The Irish government will maintain the level of support it provides to diaspora communities abroad, Irish Foreign Minister Charlie Flanagan confirmed on Tuesday after the Irish budget was unveiled.

“I am also extremely pleased that in line with our recently launched diaspora policy Global Irish, Budget 2016 will see my department maintain its steadfast support for Irish community and diaspora groups in very many corners of the world through €11.6 million in funding under the Emigrant Support Program,” said Flanagan.

The budget also provided funding for ongoing modernization of the Passport Service, and further development of consular assistance capacities.

Flanagan also confirmed that Irish job creation, export growth and promoting Ireland’s attractiveness for investment, tourism and education will remain and develop as key priorities for the Department of Foreign Affairs and Trade and Ireland’s network of diplomatic missions. A seven percent increase in Official Development Aid budget has brought the overall budget up to €640 million.

“Passport demand has surged in the last 15 years – up from 388,000 in 2000 to 630,000 in 2014. Already this year 580,000 passports have issued, up 8.7% on the same period last year. As demand for passports continues to grow, I want to ensure that our Passport Service continues to deliver the very highest levels of customer service and to maintain the integrity and excellent international standing of the Irish passport,” Flanagan said.

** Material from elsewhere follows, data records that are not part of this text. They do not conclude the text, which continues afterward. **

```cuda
template <typename T, int CH, int NW = 4>
struct WRing {
    static constexpr int NBUF = 3;
    static constexpr int FRAG_BYTES = 1024 * FragInfo<T>::PIECES;
    static constexpr int CHUNK_BYTES = CH * FRAG_BYTES;
    static constexpr int LDS_BYTES = NBUF * CHUNK_BYTES;
    static constexpr int PIECES_PER_WAVE = CH * FragInfo<T>::PIECES / NW;
    static_assert((CH * FragInfo<T>::PIECES) % NW == 0, "chunk must split over the workgroup's waves");
    static_assert(PIECES_PER_WAVE <= 12, "counted vmcnt immediates below cover up to 12 pieces per wave");
    const char* g;
    char* lds;
    int lane, wave, pos, nfrag;
    LFT_MEM void init(const T* stream, char* lds_base, int total_frags) {
        g = reinterpret_cast<const char*>(stream); lds = lds_base; nfrag = total_frags; pos = 0;
        lane = threadIdx.x & 63;
        wave = __builtin_amdgcn_readfirstlane(threadIdx.x >> 6);
        issue(0);
        issue(1);
    }
    LFT_MEM void issue(int c) {
        if (c * CH >= nfrag) return;
        const char* src = g + (size_t)c * CHUNK_BYTES;
        char* dst = lds + (c % NBUF) * CHUNK_BYTES;
        const int last = (nfrag - c * CH) * FragInfo<T>::PIECES - 1;
        LFT_DMA_NOTE("DMA", kNoteWRing, c % NBUF);
#pragma unroll
        for (int i = 0; i < PIECES_PER_WAVE; ++i) {
            const int piece = min(wave * PIECES_PER_WAVE + i, last);
            glds_piece(src + piece * 1024, dst + piece * 1024, lane);
        }
    }
    LFT_MEM void wait_landed(bool next_in_flight) { wait_vmcnt(next_in_flight ? PIECES_PER_WAVE : 0); }
    LFT_MEM Frag<T> next() {
        const int c = pos / CH, i = pos % CH;
        if (i == 0) {
            if (c > 0) LFT_DMA_NOTE("DONE", kNoteWRing, (c + NBUF - 1) % NBUF);
            wait_landed((c + 1) * CH < nfrag);
            wg_barrier_keep_vm();
            issue(c + 2);
            LFT_DMA_NOTE("USE", kNoteWRing, c % NBUF);
        }
        ++pos;
        return frag_from_pieces(lds + (c % NBUF) * CHUNK_BYTES + i * FRAG_BYTES, lane, T());
    }
};


template <typename T, int CH, int NW, int NBUF, int NFRAG>
struct WRingPipe {
    static constexpr int FRAG_BYTES = 1024 * FragInfo<T>::PIECES;
    static constexpr int CHUNK_BYTES = CH * FRAG_BYTES;
    static constexpr int LDS_BYTES = NBUF * CHUNK_BYTES;
    static constexpr int PIECES_PER_WAVE = CH * FragInfo<T>::PIECES / NW;
    static constexpr int NCHUNK = (NFRAG + CH - 1) / CH;
    static_assert((CH * FragInfo<T>::PIECES) % NW == 0, "chunk must split over the workgroup's waves");
    static_assert(PIECES_PER_WAVE * (NBUF - 1) <= 63, "counted vmcnt immediate");
    static constexpr int cmin(int a, int b) { return a < b ? a : b; }
    static constexpr int cmax(int a, int b) { return a > b ? a : b; }
    const char* g;
    char* lds;
    int lane, wave, split_slot, split_gap;
    Frag<T> fr0[CH], fr1[CH];
    LFT_MEM void setup(const T* stream, char* lds_base, int split_slot_ = NBUF, int split_gap_ = 0) {
        g = reinterpret_cast<const char*>(stream); lds = lds_base;
        split_slot = split_slot_; split_gap = split_gap_;
        lane = threadIdx.x & 63;
        wave = __builtin_amdgcn_readfirstlane(threadIdx.x >> 6);
    }
    LFT_MEM char* slot(int c) const {
        const int s = c % NBUF;
        return lds + s * CHUNK_BYTES + (s >= split_slot ? split_gap : 0);
    }
    LFT_MEM void issue(int c) {
        if (c * CH >= NFRAG) return;
        const char* src = g + (size_t)c * CHUNK_BYTES;
        char* dst = slot(c);
        const int last = (NFRAG - c * CH) * FragInfo<T>::PIECES - 1;
        LFT_DMA_NOTE("DMA", kNoteWRingPipe, c % NBUF);
#pragma unroll
        for (int i = 0; i < PIECES_PER_WAVE; ++i) {
            const int piece = min(wave * PIECES_PER_WAVE + i, last);
            glds_piece(src + piece * 1024, dst + piece * 1024, lane);
        }
    }
    template <int C> LFT_MEM void fetch() {
        const char* base = slot(C);
        LFT_NOTE_ASM_("USE", kNoteWRingPipe, C % NBUF);
#pragma unroll
        for (int i = 0; i < CH; ++i)
            if (C * CH + i < NFRAG) {
                if constexpr (C & 1) fr1[i] = frag_from_pieces(base + i * FRAG_BYTES, lane, T());
                else fr0[i] = frag_from_pieces(base + i * FRAG_BYTES, lane, T());
            }
        LFT_NOTE_ASM_("DONE", kNoteWRingPipe, C % NBUF);
    }
    LFT_MEM void init(const T* stream, char* lds_base) {
        setup(stream, lds_base);
#pragma unroll
        for (int c = 0; c < NBUF; ++c) issue(c);
    }
    LFT_MEM void start() {
        wait_vmcnt(cmax(0, cmin(NBUF - 1, NCHUNK - 1)) * PIECES_PER_WAVE);
        wg_barrier_keep_vm_lds_visible();
        fetch<0>();
        __builtin_amdgcn_sched_barrier(0);
    }
    template <int POS> LFT_MEM Frag<T> get() {
        constexpr int C = POS / CH, I = POS % CH;
        static_assert(POS >= 0 && POS < NFRAG, "position outside the stream");
        if constexpr (I == 0 && C + 1 < NCHUNK) {
            __builtin_amdgcn_sched_barrier(0);
            wait_vmcnt(cmax(0, cmin(NBUF - 2, NCHUNK - 2 - C)) * PIECES_PER_WAVE);
            wg_barrier_keep_vm_lds_visible();
            issue(C + NBUF);
            fetch<C + 1>();
            __builtin_amdgcn_sched_barrier(0);
        }
        if constexpr (C & 1) return fr1[I];
        else return fr0[I];
    }
};
template <int POS0, int NT_OUT, int KS, typename Ring, typename T, int... I>
LFT_DEV void linear_ring_seq(Ring& ring, const Frag<T> (&x)[KS], f32x16 (&y)[NT_OUT], std::integer_sequence<int, I...>) {
    (mma(ring.template get<POS0 + I>(), x[I % KS], y[I / KS]), ...);
}
// ... 543 lines not shown
```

“I intend to introduce new, world-class technologies to radically re-shape how Irish passports are delivered over the next three years and €4 million has been secured in Budget 2016 to achieve this goal. The next phase of modernization will include a more streamlined passport applications system, a facility for online renewals, a stronger focus on first-time applicants and tightening up even further against any attempts at passport-related fraud. It will also ensure a more seamless and consistent service for Irish citizens wherever they apply for a passport around the world.”

Flanagan also committed to ensuring that Ireland’s consular services abroad remain strong and ready for immediate assistance. He said some 1,600 Irish citizens each year seek consular assistance while abroad – the most tragic in the U.S. this year being the Berkeley balcony collapse that resulted in the deaths of five Irish students and one Irish American.

“To ensure that we can sustain this quality in the face of new global challenges and anticipated additional demand for consular assistance in non-traditional geographic locations and on increasingly complex issues, we will use our 2016 budgetary allocation to reinforce our consular crisis response capacity. This will focus in particular on communicating in new and better ways with Irish citizens traveling abroad and on developing innovative methods of providing advice and services quickly to those who need help most,” Flanagan said.